Official creditors' committees, constituted under 11 U.S.C. Sec. 1102, ordinarily consist of the seven largest creditors who are willing to serve on a committee. In Kmart's chapter 11 case, the U.S. Trustee was persuaded to appoint two creditors' committees -- one to represent the interests of trade creditors and one to represent the interests of institutional creditors. In the National Steel and Comdisco reorganizations, one committee represents each of those debtors' unsecured creditor constituencies.

Official creditors' committees have the right to employ legal and accounting professionals and financial advisors, at the Debtors' expense. They may investigate the Debtors' business and financial affairs. Importantly, official committees serve as fiduciaries to the general population of creditors they represent. Those committees will also attempt to negotiate the terms of a consensual chapter 11 plan -- almost always subject to the terms of strict confidentiality agreements with the Debtors and other core parties-in-interest. If negotiations break down, the Committee may ask the Bankruptcy Court to replace management with an independent trustee. If the Committee concludes reorganization of the Debtors is impossible, the Committee will urge the Bankruptcy Court to convert the Chapter 11 cases to a liquidation proceeding.

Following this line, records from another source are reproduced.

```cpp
#define RAILS_HIP_CHECK(expr)                                                                      \
    do {                                                                                           \
        hipError_t e__ = (expr);                                                                   \
        if (e__ != hipSuccess) {                                                                   \
            rails_set_error("%s:%d: %s failed: %s", __FILE__, __LINE__, #expr, hipGetErrorString(e__)); \
            return RAILS_EHIP;                                                                     \
        }                                                                                          \
    } while (0)
// ... 3 lines not shown
        if (!(cond)) {                                                                             \
            rails_set_error(__VA_ARGS__);                                                          \
            return RAILS_EINVAL;                                                                   \
        }                                                                                          \
    } while (0)

#define RAILS_TRY(expr)                                                                            \
    do {                                                                                           \
        int rc__ = (expr);                                                                         \
        if (rc__ != RAILS_OK) return rc__;                                                         \
    } while (0)

static inline int rails_pad_ld(int capacity) { return ((capacity < 1 ? 1 : capacity) + 15) / 16 * 16; }

struct rails_ctx {
    int device = 0;
    hipStream_t stream = nullptr;
    bool own_stream = false;
    hipStream_t stream2 = nullptr;
    hipEvent_t ev_fork = nullptr, ev_join = nullptr;
    int num_cu = 256;
    uint64_t seed = 1;
    uint64_t next_stream = 0;
    int rank = 0, nranks = 1;
    int64_t row0 = 0, m_global = -1;
    rails_allreduce_fn allreduce = nullptr;
    void *allreduce_user = nullptr;
    void *rccl = nullptr;
    bool own_rccl = false;
    int rccl_nranks = 0, rccl_rank = 0;
    double *ws = nullptr;
    size_t ws_bytes = 0;
    std::vector<std::pair<size_t, double *>> free_panels;
    size_t free_panel_bytes = 0;
    double *small = nullptr;
    size_t small_bytes = 0;
    double *pinned = nullptr;
    size_t pinned_bytes = 0;
    hipEvent_t ev0 = nullptr, ev1 = nullptr;
    hipEvent_t ev_h2d = nullptr;
    bool h2d_pending = false;
    double *defer_dev = nullptr, *defer_pin = nullptr;
    size_t defer_slot = 0;
    int defer_nslots = 0;
    bool meter = false;
    std::vector<hipEvent_t> meter_events;
    int meter_open = 0;
    long meter_missed = 0;
    double gpu_busy_ms = 0.0;
    void *lz = nullptr;
    long n_orth_block = 0, n_orth_columnwise = 0, n_spmm_tiled = 0, n_spmm_planes = 0, n_spmm_overlapped = 0, n_spmm_sweep = 0, n_spmm_rowgather = 0, n_spmm_callback = 0, n_dev_alloc = 0, n_allreduce = 0, n_lanczos = 0, n_lanczos_start = 0, n_orth_repair = 0, n_update_gram_fused = 0, n_rowquad = 0;
    long n_orth_range = 0, n_orth_range_passes = 0, n_orth_range_syncs = 0;
    int last_update_gram_nbw = 0, last_gram_cols_ti = 0, last_gemm_wide_tr = 0;
};

constexpr int RAILS_METER_PAIRS = 512;
inline bool rails_meter_before(rails_ctx *c)
{
    if (!c->meter) return false;
    if (c->meter_open >= RAILS_METER_PAIRS) {
        c->meter_missed++;
        return false;
    }
    hipEventRecord(c->meter_events[2 * c->meter_open], c->stream);
    return true;
}
inline void rails_meter_after(rails_ctx *c) { hipEventRecord(c->meter_events[2 * c->meter_open++ + 1], c->stream); }
inline hipError_t rails_stream_sync(rails_ctx *c)
{
    const hipError_t e = hipStreamSynchronize(c->stream);
    for (int i = 0; i < c->meter_open; ++i) {
        float ms = 0.0f;
        if (e == hipSuccess && hipEventElapsedTime(&ms, c->meter_events[2 * i], c->meter_events[2 * i + 1]) == hipSuccess) c->gpu_busy_ms += ms;
    }
    c->meter_open = 0;
    return e;
}
#define RAILS_LAUNCH(...)                                                                                                                  \
    do {                                                                                                                                   \
        const bool rails_metered = rails_meter_before(c);                                                                                  \
        hipLaunchKernelGGL(__VA_ARGS__);                                                                                                   \
        if (rails_metered) rails_meter_after(c);                                                                                           \
    } while (0)

struct rails_panel {
    rails_ctx *ctx = nullptr;
    double *d = nullptr;
    int64_t m = 0;
    int cap = 0;
    int ld = 0;
};

struct rails_planes_plan;
struct rails_sweep_cache;
struct rails_tile_cache;

struct rails_csr {
    rails_ctx *ctx = nullptr;
    rails_sweep_cache *sweep = nullptr;
    rails_planes_plan *planes = nullptr;
    rails_tile_cache *tiled = nullptr;
    int64_t m = 0, ncols_ext = 0, nnz = 0;
    bool rect = false;
    int64_t *rowptr = nullptr;
    int32_t *col = nullptr;
    double *val = nullptr;
// ... 124 lines not shown
```

Baseline: 239.0.

## Add software-pipelined update_gram kernel that prefetches next tile's X and Y

```diff
diff --git a/include/rails_hip.h b/include/rails_hip.h
--- a/include/rails_hip.h
+++ b/include/rails_hip.h
@@ -28,6 +28,7 @@
 int rails_ctx_destroy(rails_ctx *ctx);
 int rails_ctx_sync(rails_ctx *ctx);
 void *rails_ctx_stream(rails_ctx *ctx);
+int rails_ctx_num_cu(const rails_ctx *ctx);
 int rails_ctx_stats(rails_ctx *ctx, char *buf, int cap);
 int rails_ctx_set_meter(rails_ctx *ctx, int on);
 
@@ -175,6 +176,10 @@
 void rails_dense_set_tile_fit(int on);
 int rails_dense_tile_fit(void);
 int rails_dense_last_tiles(const rails_ctx *ctx, int *update_gram_nbw, int *gram_cols_ti, int *gemm_wide_tr);
+
+void rails_dense_set_update_gram_pipeline(int on);
+int rails_dense_update_gram_pipeline(void);
+int rails_dense_last_update_gram_form(const rails_ctx *ctx, int *form);
 
 int rails_orthogonalize(rails_ctx *ctx, rails_panel *V, int k_old, int w, int method, int *used);
 int rails_orthogonalize_deflated(rails_ctx *ctx, rails_panel *V, int k_old, int w, const rails_panel *N, int nc0, int q, int method, int *used);
diff --git a/rails_amd/_lib.py b/rails_amd/_lib.py
--- a/rails_amd/_lib.py
+++ b/rails_amd/_lib.py
@@ -21,6 +21,7 @@
     "rails_ctx_destroy": (C.c_int, [_vp]),
     "rails_ctx_sync": (C.c_int, [_vp]),
     "rails_ctx_stream": (_vp, [_vp]),
+    "rails_ctx_num_cu": (C.c_int, [_vp]),
     "rails_ctx_set_meter": (C.c_int, [_vp, C.c_int]),
     "rails_ctx_enable_library_gemm": (C.c_int, [_vp]),
     "rails_ctx_library_gemm_ready": (C.c_int, [_vp]),
@@ -112,6 +113,9 @@
     "rails_dense_set_tile_fit": (None, [C.c_int]),
     "rails_dense_tile_fit": (C.c_int, []),
     "rails_dense_last_tiles": (C.c_int, [_vp, _ip, _ip, _ip]),
+    "rails_dense_set_update_gram_pipeline": (None, [C.c_int]),
+    "rails_dense_update_gram_pipeline": (C.c_int, []),
+    "rails_dense_last_update_gram_form": (C.c_int, [_vp, _ip]),
     "rails_orthogonalize": (C.c_int, [_vp, _vp, C.c_int, C.c_int, C.c_int, _ip]),
     "rails_orthogonalize_deflated": (C.c_int, [_vp, _vp, C.c_int, C.c_int, _vp, C.c_int, C.c_int, C.c_int, _ip]),
     "rails_panel_colnorms2": (C.c_int, [_vp, _vp, C.c_int, C.c_int, _dp]),
diff --git a/rails_amd/csrc/ctx.hip b/rails_amd/csrc/ctx.hip
--- a/rails_amd/csrc/ctx.hip
+++ b/rails_amd/csrc/ctx.hip
@@ -117,6 +117,8 @@
 }
 
 extern "C" void *rails_ctx_stream(rails_ctx *c) { return c ? (void *)c->stream : nullptr; }
+
+extern "C" int rails_ctx_num_cu(const rails_ctx *c) { return c ? c->num_cu : 0; }
 
 extern "C" int rails_ctx_set_meter(rails_ctx *c, int on)
 {
diff --git a/rails_amd/csrc/dense.hip b/rails_amd/csrc/dense.hip
--- a/rails_amd/csrc/dense.hip
+++ b/rails_amd/csrc/dense.hip
@@ -21,6 +21,20 @@
         int undecided = -1;
         g_tile_fit.compare_exchange_strong(undecided, (e ? atoi(e) : 1) ? 1 : 0);
         v = g_tile_fit.load(std::memory_order_relaxed);
+    }
+    return v != 0;
+}
+
+std::atomic<int> g_update_gram_pipeline{-1};
+
+bool dense_update_gram_pipeline()
+{
+    int v = g_update_gram_pipeline.load(std::memory_order_relaxed);
+    if (v < 0) {
+        const char *e = getenv("RAILS_UPDATE_GRAM_PIPELINE");
+        int undecided = -1;
+        g_update_gram_pipeline.compare_exchange_strong(undecided, (e ? atoi(e) : 1) ? 1 : 0);
+        v = g_update_gram_pipeline.load(std::memory_order_relaxed);
     }
     return v != 0;
 }
@@ -350,6 +364,17 @@
     return RAILS_OK;
 }
 
+extern "C" void rails_dense_set_update_gram_pipeline(int on) { g_update_gram_pipeline.store(on ? 1 : 0); }
+
+extern "C" int rails_dense_update_gram_pipeline(void) { return dense_update_gram_pipeline() ? 1 : 0; }
+
+extern "C" int rails_dense_last_update_gram_form(const rails_ctx *c, int *form)
+{
+    RAILS_REQUIRE(c && form, "rails_dense_last_update_gram_form: null argument");
+    *form = c->last_update_gram_form;
+    return RAILS_OK;
+}
+
 int rails_gram_dev(rails_ctx *c, const double *X, int ldx, const double *Y, int ldy, int64_t m, int a, int b, double *C_dev)
 {
     if (a <= 0 || b <= 0) return RAILS_OK;
@@ -769,14 +794,162 @@
         }
 }
 
+template <int NBW, int NE>
+__global__ __launch_bounds__(256, (NBW <= 6 ? 2 : 1)) void k_update_gram_p(double alpha, const double *__restrict__ X, int ldx, int k, const double *__restrict__ C, int r,
+                                                       const double *Yp, int ldy, double *Yo, int ldo, int r2, int64_t m, int64_t ntiles,
+                                                       double *__restrict__ partial)
+{
+    __shared__ double red[4][4][64];
+    __shared__ double rede[4][1][16];
+    __shared__ double awL[16 * 16];
+    __shared__ __attribute__((aligned(16))) double T[4][NBW][16 * 16];
+    __shared__ __attribute__((aligned(16))) double c16[NE > 0 ? 64 * NBW : 2];
+    const int lane = threadIdx.x & 63, wave = threadIdx.x >> 6;
+    const int li = lane & 15, kk = lane >> 4;
+    double cr[NBW][4];
+#pragma unroll
+    for (int b = 0; b < NBW; ++b)
+#pragma unroll
+        for (int s = 0; s < 4; ++s) {
+            const int kl = (b * 4 + wave) * 16 + 4 * kk + s;
+            cr[b][s] = (kl < k && li < r) ? C[kl + (int64_t)li * k] : 0.0;
+        }
+    if (NE > 0) {
+        for (int kl = threadIdx.x; kl < 64 * NBW; kl += 256) c16[kl] = (kl < k && 16 < r) ? C[kl + (int64_t)16 * k] : 0.0;
+        __syncthreads();
+    }
+    v4f64 acc2[NBW];
+#pragma unroll
+    for (int b = 0; b < NBW; ++b) acc2[b] = (v4f64){0.0, 0.0, 0.0, 0.0};
+
+    const int k4 = (k + 3) & ~3;
+    auto xrow_of = [&](int64_t tile) {
+        const int64_t myrow = (tile < ntiles ? tile : ntiles - 1) * 16 + li;
+        return X + (myrow < m ? myrow : m - 1) * ldx;
+    };
+    auto fetch_block = [&](const double *xrow, int b, double *xs) {
+        const int kcol = (b * 4 + wave) * 16 + 4 * kk;
+        const double *src = xrow + (kcol < k4 ? kcol : 0);
+        const v2f64 t0 = *reinterpret_cast<const v2f64 *>(src);
+        const v2f64 t1 = *reinterpret_cast<const v2f64 *>(src + 2);
+        xs[0] = t0.x;
+        xs[1] = t0.y;
+        xs[2] = t1.x;
+        xs[3] = t1.y;
+    };
+    const int erow = threadIdx.x & 15, ene = threadIdx.x >> 4;
+    auto fetch_y = [&](int64_t tile, double &yv, double &ye) {
+        const int64_t t16 = (tile < ntiles ? tile : ntiles - 1) * 16;
+        const int64_t yrow = t16 + kk + 4 * wave, er = t16 + erow;
+        yv = Yp[(yrow < m ? yrow : m - 1) * ldy + (li < r ? li : 0)];
+        ye = NE > 0 ? Yp[(er < m ? er : m - 1) * ldy + (16 + ene < r ? 16 + ene : 0)] : 0.0;
+    };
+    const int tw0 = li * 16 + 2 * ((2 * kk) ^ (li & 7)), tw1 = li * 16 + 2 * ((2 * kk + 1) ^ (li & 7));
+    const int tr0 = kk * 16 + 2 * ((li >> 1) ^ kk) + (li & 1), tr1 = (4 + kk) * 16 + 2 * ((li >> 1) ^ (4 + kk)) + (li & 1);
+    double xs[NBW][4], yv, ye;
+    {
+        const double *xrow = xrow_of(blockIdx.x);
+#pragma unroll
+        for (int b = 0; b < NBW; ++b) fetch_block(xrow, b, xs[b]);
+        fetch_y(blockIdx.x, yv, ye);
+    }
+    for (int64_t tile = blockIdx.x; tile < ntiles; tile += gridDim.x) {
+        const int64_t row0 = tile * 16;
+        const double *xnext = xrow_of(tile + gridDim.x);
+        const int64_t yrow = row0 + kk + 4 * wave;
+        const bool yok = yrow < m && li < r;
+        const bool eok = ene < NE && 16 + ene < r && row0 + erow < m;
+        v4f64 p = (v4f64){0.0, 0.0, 0.0, 0.0};
+        double e[NE > 0 ? NE : 1];
+#pragma unroll
+        for (int q = 0; q < NE; ++q) e[q] = 0.0;
+#pragma unroll
+        for (int b = 0; b < NBW; ++b) {
+            *reinterpret_cast<v2f64 *>(&T[wave][b][tw0]) = (v2f64){xs[b][0], xs[b][1]};
+            *reinterpret_cast<v2f64 *>(&T[wave][b][tw1]) = (v2f64){xs[b][2], xs[b][3]};
+            double ce[4] = {0.0, 0.0, 0.0, 0.0};
+            if (NE > 0) {
+                const v2f64 c0 = *reinterpret_cast<const v2f64 *>(&c16[(b * 4 + wave) * 16 + 4 * kk]);
+                const v2f64 c1 = *reinterpret_cast<const v2f64 *>(&c16[(b * 4 + wave) * 16 + 4 * kk + 2]);
+                ce[0] = c0.x, ce[1] = c0.y, ce[2] = c1.x, ce[3] = c1.y;
+            }
+#pragma unroll
+            for (int s = 0; s < 4; ++s) {
+                p = mfma_f64(xs[b][s], cr[b][s], p);
+#pragma unroll
+                for (int q = 0; q < NE; ++q) e[q] += xs[b][s] * ce[s];
+            }
+            __builtin_amdgcn_sched_barrier(0);
+            fetch_block(xnext, b, xs[b]);
+            __builtin_amdgcn_sched_barrier(0);
+        }
+#pragma unroll
+        for (int v = 0; v < 4; ++v) red[wave][v][lane] = p[v];
+#pragma unroll
+        for (int q = 0; q < NE; ++q) {
+            double t = e[q];
+            t += __shfl_xor(t, 16, 64);
+            t += __shfl_xor(t, 32, 64);
+            if (kk == 0) rede[wave][q][li] = t;
+        }
+        __syncthreads();
+        {
+            const double sum = ((red[0][wave][lane] + red[1][wave][lane]) + red[2][wave][lane]) + red[3][wave][lane];
+            const double ynew = yv + alpha * sum;
+            if (yok) Yo[yrow * ldo + li] = ynew;
+            awL[(kk + 4 * wave) * 16 + li] = (yok && li < r2) ? ynew : 0.0;
+            if (NE > 0 && eok) {
+                const double se = ((rede[0][ene][erow] + rede[1][ene][erow]) + rede[2][ene][erow]) + rede[3][ene][erow];
+                Yo[(row0 + erow) * ldo + 16 + ene] = ye + alpha * se;
+            }
+        }
+        __builtin_amdgcn_sched_barrier(0);
+        fetch_y(tile + gridDim.x, yv, ye);
+        __syncthreads();
+        double bq[4];
+#pragma unroll
+        for (int q = 0; q < 4; ++q) bq[q] = awL[(4 * q + kk) * 16 + li];
+        double a4[2][4];
+#pragma unroll
+        for (int q = 0; q < 4; ++q) a4[0][q] = T[wave][0][((q & 1) ? tr1 : tr0) + 128 * (q >> 1)];
+#pragma unroll
+        for (int b = 0; b < NBW; ++b) {
+            if (b + 1 < NBW) {
+#pragma unroll
+                for (int q = 0; q < 4; ++q) a4[(b + 1) & 1][q] = T[wave][b + 1][((q & 1) ? tr1 : tr0) + 128 * (q >> 1)];
+            }
+            __builtin_amdgcn_sched_barrier(0);
+#pragma unroll
+            for (int q = 0; q < 4; ++q) acc2[b] = mfma_f64(a4[b & 1][q], bq[q], acc2[b]);
+            __builtin_amdgcn_sched_barrier(0);
+        }
+        __builtin_amdgcn_fence(__ATOMIC_RELEASE, "wavefront");
+        __builtin_amdgcn_wave_barrier();
+    }
+    double *P = partial + (int64_t)blockIdx.x * k * r2;
+#pragma unroll
+    for (int b = 0; b < NBW; ++b)
+#pragma unroll
+        for (int v = 0; v < 4; ++v) {
+            const int ci = (b * 4 + wave) * 16 + kk + 4 * v;
+            if (ci < k && li < r2) P[ci + (int64_t)li * k] = acc2[b][v];
+        }
+}
+
 template <int NBW>
 static void launch_update_gram(rails_ctx *c, int ne, unsigned grid, double alpha, const double *X, int ldx, int k, const double *C, int r, const double *Y, int ldy,
                                double *Yo, int ldo, int r2, int64_t m, int64_t ntiles)
 {
-    if (ne == 0)
+    const bool pipeline = dense_update_gram_pipeline();
+    if (pipeline && ne == 0)
+        RAILS_LAUNCH((k_update_gram_p<NBW, 0>), dim3(grid), dim3(256), 0, c->stream, alpha, X, ldx, k, C, r, Y, ldy, Yo, ldo, r2, m, ntiles, c->ws);
+    else if (pipeline)
+        RAILS_LAUNCH((k_update_gram_p<NBW, 1>), dim3(grid), dim3(256), 0, c->stream, alpha, X, ldx, k, C, r, Y, ldy, Yo, ldo, r2, m, ntiles, c->ws);
+    else if (ne == 0)
         RAILS_LAUNCH((k_update_gram<NBW, 0>), dim3(grid), dim3(256), 0, c->stream, alpha, X, ldx, k, C, r, Y, ldy, Yo, ldo, r2, m, ntiles, c->ws);
     else
         RAILS_LAUNCH((k_update_gram<NBW, 1>), dim3(grid), dim3(256), 0, c->stream, alpha, X, ldx, k, C, r, Y, ldy, Yo, ldo, r2, m, ntiles, c->ws);
+    c->last_update_gram_form = pipeline ? 2 : 1;
     c->last_update_gram_nbw = NBW;
 }
 
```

Immediately following the U.S. Trustee's determinations about how many official committees will be appointed and who will be appointed to each committee, the newly formed committees convene their initial meeting. The first order of business is to listen to the U.S. Trustee explain the powers and duties of the committee as a whole and members' individual responsibilities. The Committee will generally elect a chairman.